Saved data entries
==*==

struct dd { double hi, lo; };
__device__ inline dd dd_zero() { return dd{0.0, 0.0}; }
__device__ inline dd two_sum(double a, double b) { const double s = a + b, bb = s - a; return dd{s, (a - (s - bb)) + (b - bb)}; }
__device__ inline dd dd_add(dd a, dd b) {
    const dd s = two_sum(a.hi, b.hi);
    const double lo = s.lo + (a.lo + b.lo);
    const double hi = s.hi + lo;
    return dd{hi, lo - (hi - s.hi)};
}
__device__ inline void dd_acc_prod(dd& acc, double a, double b) {
#ifdef MI355CG_PLAIN_DOT
    acc.hi += a * b;
#elif defined(MI355CG_DOT2)
    const double p = a * b;
    const dd s = two_sum(acc.hi, p);
    acc.hi = s.hi;
    acc.lo += s.lo + fma(a, b, -p);
#else
    const double p = a * b;
    acc = dd_add(acc, dd{p, fma(a, b, -p)});
#endif
}
__device__ inline double dd_value(dd a) { return a.hi + a.lo; }

__device__ inline double wave_sum(double v) {
#pragma unroll
    for (int o = 32; o > 0; o >>= 1) v += __shfl_down(v, o, kWave);
    return v;
}
__device__ inline double wave_max(double v) {
#pragma unroll
    for (int o = 32; o > 0; o >>= 1) v = fmax(v, __shfl_down(v, o, kWave));
    return v;
}
template <bool IS_MAX>
__device__ inline double block_reduce(double v, double* lds ) {
    v = IS_MAX ? wave_max(v) : wave_sum(v);
    const int lane = threadIdx.x & (kWave - 1), w = threadIdx.x / kWave;
    __syncthreads();
    if (lane == 0) lds[w] = v;
    __syncthreads();
    double t = lds[0];
#pragma unroll
    for (int k = 1; k < kWaves; ++k) t = IS_MAX ? fmax(t, lds[k]) : t + lds[k];
    return t;
}
template <bool IS_MAX>
__device__ inline double reduce_parts(const double* __restrict__ part, int n, int es, double* lds) {
    double v = 0.0;
    for (int i = threadIdx.x; i < n; i += kBlock) v = IS_MAX ? fmax(v, part[(long long)i * es]) : v + part[(long long)i * es];
    return block_reduce<IS_MAX>(v, lds);
}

==*==

What you should do
Read the data above and pull out each line that holds the string "fmax".

Expected answer
    for (int o = 32; o > 0; o >>= 1) v = fmax(v, __shfl_down(v, o, kWave));
    for (int k = 1; k < kWaves; ++k) t = IS_MAX ? fmax(t, lds[k]) : t + lds[k];
    for (int i = threadIdx.x; i < n; i += kBlock) v = IS_MAX ? fmax(v, part[(long long)i * es]) : v + part[(long long)i * es];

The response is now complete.